Question on "Three buildings sit next to each other"

mel106mel

The game begins:
Three buildings (A, B, and C) sit next to each other on a city block and each buidling has three floors. On each floor, the lights are either on or off.
If you recognize this game (the game date is not specified) please explain the following:
In the explanation it says that B2 is always on, whether B has all 3 or just 2 lights on. My question is, why can't B1 and B3 be on with B2 off?
If I need to write out the whole game, let me know. It's driving me crazy!!

quinnxzhang

I don't think this is an official LSAT game. Googling only turns up a test question from Kaplan.

In any case, the reason B2 is always on is because of the first three rules: (1) B has more lights on than C. (2) C1 is on. (3) Exactly two buildings have the second light on.

Because of rule (3), we're given three possibilities: A2on/B2on/C2off, A2off/B2on/C2on, and A2on/B2off/C2on. In the first two cases, B2 is on. So let's investigate the A2on/B2off/C2on case.

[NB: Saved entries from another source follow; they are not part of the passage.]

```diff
diff --git a/include/bdof.h b/include/bdof.h
--- a/include/bdof.h
+++ b/include/bdof.h
@@ -151,6 +151,8 @@
 
 int bdof_set_sweep_fusion(bdof_ctx* ctx, int mode);
 int bdof_sweep_fused(bdof_ctx* ctx);
+int bdof_set_adjoint_fusion(bdof_ctx* ctx, int on);
+int bdof_adjoint_fused(bdof_ctx* ctx);
 
 int bdof_profile_enable(bdof_ctx* ctx, int enable);
 int bdof_profile_read(bdof_ctx* ctx, int kernel_class, int* n_launches, double* total_ms);
```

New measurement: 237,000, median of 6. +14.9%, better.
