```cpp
template <int M, int CE, int CO>
__device__ __forceinline__ void hbf_two(const float *__restrict__ ev, const float *__restrict__ od, int j,
                                        const float (&taps)[M], float &y0, float &y1)
{
    constexpr int LO = CO & ~1;
    constexpr int CNT = (CO - LO) + 2 * M + 1;
    constexpr int NP = (CNT + 1) / 2;
    float w[2 * NP];
#pragma unroll
    for (int k = 0; k < NP; ++k) {
        const f2 v = ld2(od + j + LO + 2 * k);
        w[2 * k] = v.x;
        w[2 * k + 1] = v.y;
    }
    constexpr int O = CO - LO;
    float a0 = 0.0f, a1 = 0.0f;
#pragma unroll
    for (int i = 0; i < M; ++i) {
        a0 += (w[O + i] + w[O + 2 * M - 1 - i]) * taps[i];
        a1 += (w[O + 1 + i] + w[O + 2 * M - i]) * taps[i];
    }
    float e0, e1;
    if constexpr ((CE & 1) == 0) {
        const f2 e = ld2(ev + j + CE);
        e0 = e.x;
        e1 = e.y;
    } else {
        e0 = ev[j + CE];
        e1 = ev[j + CE + 1];
    }
    y0 = e0 + a0;
    y1 = e1 + a1;
}

template <int M, int CE, int CO, bool WIDE = false>
__device__ __forceinline__ void hbf_four(const float *__restrict__ ev, const float *__restrict__ od, int j,
                                         const float (&taps)[M], float (&y)[4])
{
    constexpr int LO = WIDE ? (CO & ~3) : (CO & ~1);
    constexpr int CNT = (CO - LO) + 2 * M + 3;
    constexpr int NP = WIDE ? 2 * ((CNT + 3) / 4) : (CNT + 1) / 2;
    float w[2 * NP];
    if constexpr (WIDE) {
#pragma unroll
        for (int k = 0; k < NP / 2; ++k) {
            typedef float f4v __attribute__((ext_vector_type(4)));
            const f4v v = *(const volatile __attribute__((address_space(3))) f4v *)(od + j + LO + 4 * k);
            w[4 * k] = v.x, w[4 * k + 1] = v.y, w[4 * k + 2] = v.z, w[4 * k + 3] = v.w;
        }
    } else {
#pragma unroll
        for (int k = 0; k < NP; ++k) {
            const f2 v = ld2(od + j + LO + 2 * k);
            w[2 * k] = v.x;
            w[2 * k + 1] = v.y;
        }
    }
    constexpr int O = CO - LO;
    float a[4] = {0.0f, 0.0f, 0.0f, 0.0f};
#pragma unroll
    for (int i = 0; i < M; ++i)
#pragma unroll
        for (int t = 0; t < 4; ++t)
            a[t] += (w[O + t + i] + w[O + t + 2 * M - 1 - i]) * taps[i];
    float e[4];
    if constexpr ((CE & 1) == 0) {
        const f2 e01 = ld2(ev + j + CE), e23 = ld2(ev + j + CE + 2);
        e[0] = e01.x, e[1] = e01.y, e[2] = e23.x, e[3] = e23.y;
    } else {
        const f2 e12 = ld2(ev + j + CE + 1);
        e[0] = ev[j + CE], e[1] = e12.x, e[2] = e12.y, e[3] = ev[j + CE + 3];
    }
#pragma unroll
    for (int t = 0; t < 4; ++t)
        y[t] = e[t] + a[t];
}

__device__ __forceinline__ float fused_ewma_amp(const FusedJob &job, int step)
{
    const int m = step > job.is_m1 ? step : job.is_m1;
    const int na = job.nb - m;
    if (na <= 0)
        return 1.0f;
    return (float)exp2(0.5 * (double)na * job.log2_gamma);
}

struct EwmaAmp {
    double a = 1.0, rho = 1.0;
    int step = 0;
    bool zero = false;
    __device__ __forceinline__ void init(const FusedJob &job, int s)
    {
        step = s;
        zero = !(job.log2_gamma > -1.0e300);
        rho = zero ? 0.0 : exp2(-0.5 * job.log2_gamma);
        const int m = s > job.is_m1 ? s : job.is_m1;
        const int na = job.nb - m;
        a = na <= 0 ? 1.0 : (zero ? 0.0 : exp2(0.5 * (double)na * job.log2_gamma));
    }
    __device__ __forceinline__ float next(const FusedJob &job)
    {
        const float r = (float)a;
        if (step >= job.is_m1 && step < job.nb) {
            if (step + 1 >= job.nb)
                a = 1.0;
            else if (!zero)
                a *= rho;
        }
        ++step;
        return r;
    }
};

struct DetrendParams {
    float oa = 0.0f, ob = 0.0f, ma = 0.0f, mb = 0.0f;
    slope2 sa = {0.0f, 0.0f}, sb = {0.0f, 0.0f};
    float ea = 1.0f, eb = 1.0f;
};
template <int N, int DETREND, bool EWMA, bool CENTRED = false, bool SINGLE = false>
__device__ __forceinline__ void window_pair(cf (&v)[16], int tl, const float4 &lo0, const float4 &lo1, const float4 &up0,
                                            const float4 &up1, const float4 &nl0, const float4 &nl1, const float4 &w0,
                                            const float4 &w1, const float4 &w2, const float4 &w3, const DetrendParams &d)
{
    const float nf = (float)(4 * tl);
    auto put = [&](int slot, float xa, float xb, float w, int nofs) {
        if constexpr (DETREND == 1) {
            xa -= d.oa;
            xb -= d.ob;
        } else if constexpr (DETREND == 2) {
            const float n = nf + (float)nofs;
            xa = fmaf(-n, d.sa.lo, fmaf(-n, d.sa.hi, xa - d.oa));
            xb = fmaf(-n, d.sb.lo, fmaf(-n, d.sb.hi, xb - d.ob));
        } else if constexpr (DETREND == 3 && CENTRED) {
            xa -= d.ma;
            xb = slot < 8 ? xb - d.mb : (xb - d.ob) - d.mb;
        } else if constexpr (DETREND == 3) {
            xa = (xa - d.oa) - d.ma;
            xb = (xb - d.ob) - d.mb;
        }
        xa *= w;
        xb *= w;
        if constexpr (EWMA) {
            xa *= d.ea;
            xb *= d.eb;
        }
        if constexpr (SINGLE)
            v[slot] = {xb, 0.0f};
        else
            v[slot] = {xa, xb};
    };
    put(0, lo0.x, up0.x, w0.x, 0);
    put(1, lo0.y, up0.y, w0.y, 1);
    put(2, lo0.z, up0.z, w0.z, 2);
    put(3, lo0.w, up0.w, w0.w, 3);
    put(4, lo1.x, up1.x, w1.x, N / 4);
    put(5, lo1.y, up1.y, w1.y, N / 4 + 1);
    put(6, lo1.z, up1.z, w1.z, N / 4 + 2);
    put(7, lo1.w, up1.w, w1.w, N / 4 + 3);
    put(8, up0.x, nl0.x, w2.x, N / 2);
    put(9, up0.y, nl0.y, w2.y, N / 2 + 1);
    put(10, up0.z, nl0.z, w2.z, N / 2 + 2);
    put(11, up0.w, nl0.w, w2.w, N / 2 + 3);
    put(12, up1.x, nl1.x, w3.x, 3 * N / 4);
    put(13, up1.y, nl1.y, w3.y, 3 * N / 4 + 1);
    put(14, up1.z, nl1.z, w3.z, 3 * N / 4 + 2);
    put(15, up1.w, nl1.w, w3.w, 3 * N / 4 + 3);
}

}
```

Baseline: 737,400.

Suppose A2 and C2 are on and B2 is off. We know that C1 is always on from rule (2). If C2 is also on, then C has two lights on. This means B has to have all three lights on because B must have more lights on than C does, according to rule (1). But wait, we just stipulated that B2 is off. This is a contradiction. Thus, the A2on/B2off/C2on case is impossible.

Because the only two possibilities that are consistent have B2 on, B2 must always be on.

mel106mel

I knew it was going to be so obvious after it was explained. I forgot to turn on C1. Thanks for taking the time!